Figure 13 Platform yaw angle with (solid orange) and without yaw-by-IPC loop (dashed blue) and turbulent mean wind speed of 20 m s⁻¹.

Apart from keeping the wind turbine aligned with the wind, the yaw-by-IPC loop does not interfere with generator speed and power regulation, similar to the previous steady case. Generator speed and power signals can be observed in Fig. 14. Overspeed and overpower values are kept always below 4 %, which indicates a very tight regulation.

Figure 14 Generator speed (a) and generator power (b) with (solid orange) and without yaw-by-IPC loop (dashed blue) and turbulent mean wind speed of 20 m s⁻¹.

Furthermore, this strategy maintains the rest of the platform DoFs within acceptable ranges, as shown in Table 1.

Table 1 Platform DoF statistical values for a turbulent mean wind speed of 20 m s⁻¹ with yaw-by-IPC.

The alignment of the FOWT, as well as ensuring a good speed and power regulation and minimisation of other platform DoFs, is strongly believed to have a positive impact on the mooring-line tensions, as in other system loads. Nevertheless, this analysis is out of the scope of this paper and will be carried out in detail in future studies.

All in all, the yaw-by-IPC loop has been demonstrated to maintain the alignment of upwind FOWTs with the main wind direction, while it allows a smooth power and speed regulation and reduces platform motions.

7 Conclusions and future work

This work has presented the relevance of the yaw moment generated by an upwind rotor for the dynamics of an offshore floating wind turbine with an SPM system. This effect tends to misalign the system with respect to the wind direction and can potentially destabilise it. Additionally, this work has also demonstrated the capability of an IPC control strategy based on the nacelle yaw misalignment to mitigate the effect of such moments on the platform yaw drift.

The yaw moment induced by the turbine increases with wind speed, but its magnitude highly depends on the shaft tilt angle. The main contributors to this tilt-related moment are shown to be the projection of the generator torque on the vertical axis and the blades' flapwise load, provided there is no rotor mass imbalance.

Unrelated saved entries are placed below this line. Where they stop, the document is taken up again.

template <class RF> ZKV_HD void f12m_sqr_body(RF f) {
    Fp6 g = m_ld_f6(f, 0), h = m_ld_f6(f, 3);
    Fp6 t = f6_mul(g, h);
    Fp6 s = f6_mul(f6_add(g, h), f6_add(g, f6_mul_v(h)));
    m_st_f6(f, 0, f6_sub(f6_sub(s, t), f6_mul_v(t)));
    m_st_f6(f, 3, f6_add(t, t));
}
template <class RF> ZKV_HD_NI void f12m_sqr(RF f) { f12m_sqr_body(f); }
ZKV_HD void fp4_sqr(const Fp2& a, const Fp2& b, Fp2& t0, Fp2& t1) {
    Fp2 tmp = f2_mul(a, b);
    t0 = f2_sub(f2_sub(f2_mul(f2_add(a, b), f2_add(f2_mul_xi(b), a)), tmp), f2_mul_xi(tmp));
    t1 = f2_dbl(tmp);
}
template <class RF> ZKV_HD void f12m_cyclo_sqr_body(RF f) {
    Fp2 z0 = m_ld_f2(f, 0), z1 = m_ld_f2(f, 4), t0, t1;
    fp4_sqr(z0, z1, t0, t1);
    z0 = f2_sub(t0, z0); z0 = f2_add(f2_dbl(z0), t0);
    z1 = f2_add(t1, z1); z1 = f2_add(f2_dbl(z1), t1);
    m_st_f2(f, 0, z0); m_st_f2(f, 4, z1);
    Fp2 z2 = m_ld_f2(f, 3), z3 = m_ld_f2(f, 2), t2, t3;
    fp4_sqr(z2, z3, t2, t3);
    Fp2 z4 = m_ld_f2(f, 1), z5 = m_ld_f2(f, 5), t4, t5;
    fp4_sqr(z4, z5, t4, t5);
    Fp2 x = f2_mul_xi(t5);
    z2 = f2_add(x, z2); z2 = f2_add(f2_dbl(z2), x);
    z3 = f2_sub(t4, z3); z3 = f2_add(f2_dbl(z3), t4);
    z4 = f2_sub(t2, z4); z4 = f2_add(f2_dbl(z4), t2);
    z5 = f2_add(t3, z5); z5 = f2_add(f2_dbl(z5), t3);
    m_st_f2(f, 3, z2); m_st_f2(f, 2, z3); m_st_f2(f, 1, z4); m_st_f2(f, 5, z5);
}
template <class RF> ZKV_HD_NI void f12m_cyclo_sqr(RF f) { f12m_cyclo_sqr_body(f); }
#if defined(ZKV_PAIRED)
struct L9Ref {
    zkv_lds_u32* p;
    ZKV_HD int fw() const { return 8; }
};
ZKV_HD L9Ref l9_ref(uint32_t* lds_base_plus_lane) { L9Ref r; r.p = (zkv_lds_u32*)lds_base_plus_lane; return r; }
ZKV_HD L9 l9_ld(L9Ref m, int idx) {
    L9 r;
#pragma unroll
    for (int k = 0; k < 9; k++) r.l[k] = m.p[(9 * idx + k) * 64];
    return r;
}
ZKV_HD void l9_st(L9Ref m, int idx, const L9& a) {
#pragma unroll
    for (int k = 0; k < 9; k++) m.p[(9 * idx + k) * 64] = a.l[k];
}
ZKV_HD Fp m_ld_fp(L9Ref m, int word0) { return l9_to_fp(l9_ld(m, word0 >> 3)); }
ZKV_HD void m_st_fp(L9Ref m, int word0, const Fp& a) { l9_st(m, word0 >> 3, l9_from_fp(a)); }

For onshore and offshore bottom-fixed wind turbines, this tilt-related moment is absorbed by the foundation without further consequences. Conversely, in FOWTs, particularly those with an SPM system, the effect of the vertical moment induced by the turbine becomes especially important due to the lack of stiffness in yaw rotation to counteract it. In that case, the FOWT response results in a platform yaw drift that depends on the magnitude of wind speed and can strongly impact the wind turbine power production and loads.

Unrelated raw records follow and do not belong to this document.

@@ -389,6 +471,31 @@
 
 bool depthwise_can_pool(int H, int W) {
   return H <= 20 && W <= 20;
+}
+
+int launch_expand_depthwise(const Act& x, const ConvWeights& ew, const InNorm& in, const float* w, int k, const Act& y,
+                            double* stats, double* pool, hipStream_t s) {
+  JH_REQUIRE(x.D == 1 && y.D == 1 && x.N == y.N && x.H == y.H && x.W == y.W, "expand + depthwise: one image size");
+  JH_REQUIRE(k == 3 || k == 5, "depthwise kernel size must be 3 or 5");
+  JH_REQUIRE(depthwise_can_pool(y.H, y.W) && stats && pool, "expand + depthwise needs a one-tile image, statistics and pooled sums");
+  JH_REQUIRE(ew.layout == WeightLayout::Plain && ew.cin_p == x.Cp && ew.cout_p16 == round_up(y.Cp, 16) && !ew.bias,
+             "expand weights: Plain layout of a bias-free cin -> mid pointwise layer");
+  JH_REQUIRE(x.Cp % 8 == 0 && x.Cp <= 256, "expand + depthwise: input channels");
+  const int tt = std::max(y.H, y.W) > 16 ? 20 : 16;
+  DwExpand ex;
+  ex.x = x.p; ex.w = ew.w; ex.cin_p = x.Cp; ex.ncb = ew.cout_p16 / 16;
+  ex.in_stats = in.stats; ex.in_inv = in.inv; ex.in_act = in.act;
+  dim3 grid(1, (y.Cp + 15) / 16, y.N);
+  const int ht = tt + k - 1;
+  size_t lds = (size_t)(ht * ht * (16 + 4) + k * k * 16 + 2 * x.Cp) * sizeof(float);
+  const size_t red = (size_t)(64 * 4 * 8 + 4 * 8 * 8 + 4 * 8) * sizeof(double) + 2 * 16 * sizeof(float);
+  if (lds < red) lds = red;
+#define JH_DWX(K, TTV) hipLaunchKernelGGL((depthwise_lds_kernel<K, 16, true, TTV, true>), grid, dim3(256), lds, s, (const float*)nullptr, w, y.p, stats, y.H, y.W, y.Cp, pool, ex)
+  if (k == 3) { if (tt == 20) JH_DWX(3, 20); else JH_DWX(3, 16); }
+  else { if (tt == 20) JH_DWX(5, 20); else JH_DWX(5, 16); }
+#undef JH_DWX
+  JH_CHECK_HIP(hipGetLastError());
+  return 0;
 }
 
 int launch_depthwise(const Act& x, const float* w, int k, float* y, double* stats, hipStream_t s, double* pool) {
diff --git a/jarvis-hybridnet_amd/csrc/jh_common.h b/jarvis-hybridnet_amd/csrc/jh_common.h
--- a/jarvis-hybridnet_amd/csrc/jh_common.h
+++ b/jarvis-hybridnet_amd/csrc/jh_common.h
@@ -179,6 +179,8 @@
 bool depthwise_can_pool(int H, int W);
 int launch_depthwise(const Act& x, const float* w, int k, float* y, double* stats,
                      hipStream_t s, double* pool = nullptr);
+int launch_expand_depthwise(const Act& x, const ConvWeights& ew, const InNorm& in, const float* w, int k, const Act& y,
+                            double* stats, double* pool, hipStream_t s);
 enum FuseMode { FUSE_SAME = 0, FUSE_UP2 = 1, FUSE_UP4 = 2, FUSE_POOL2 = 3 };
 struct FuseArgs {
   const float* in[3];
@@ -209,7 +211,7 @@
   exact_add(st, (double)s1);
   exact_add(st + kLimbs, (double)s2);
 }
-__device__ __forceinline__ void exact_add_rounded(double* dst, double p) {
+__device__ __forceinline__ double exact_add_rounded(double* dst, double p) {
   const double a = fabs(p);
   double q;
   int slot;
@@ -217,6 +219,7 @@
   else if (a < 0x1p15) { q = rint(p * 0x1p25) * 0x1p-25; slot = 1; }
   else { q = rint(p * 0x1p15) * 0x1p-15; slot = 0; }
   if (q != 0.0) unsafeAtomicAdd(dst + slot, q);
+  return q;
 }
 __device__ __forceinline__ void stat_add(double* st, double s1, double s2) {
   exact_add_rounded(st, s1);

To avoid this yaw drift, a solution based on an IPC strategy is presented. This control strategy is capable of generating asymmetric moments in the rotor that counteract the destabilising ones and keep the turbine aligned. This IPC strategy, based on yaw misalignment measurements and known as yaw-by-IPC, had already been tested in other turbine configurations in the past but not for the challenging case of upwind SPM-FOWTs.

Simulations for the SPM DeepCwind OC4 platform supporting the 5 MW NREL wind turbine have shown that the yaw-by-IPC loop is an adequate strategy to avoid the yaw drift in upwind SPM-FOWTs. At the same time, it does not affect the generator speed and power regulation, and it maintains other platform DoFs within acceptable levels.

In future work, a non-linear control strategy (like gain scheduling) will be designed and parameterised in order to run simulations in the whole wind speed range. Besides, more complex and realistic environmental conditions will be analysed and tested, including the simultaneous effect of waves, ocean currents and misaligned wind. This will allow the feasibility assessment under multiple misalignment sources. At control level, the effect on structural loads and mooring-line tensions will be assessed in detail. Furthermore, a comparison between an SPM-FOWT (with IPC) and an FOWT with a conventional mooring-line configuration (without IPC) will be carried out in order to justify the usage of this type of configuration.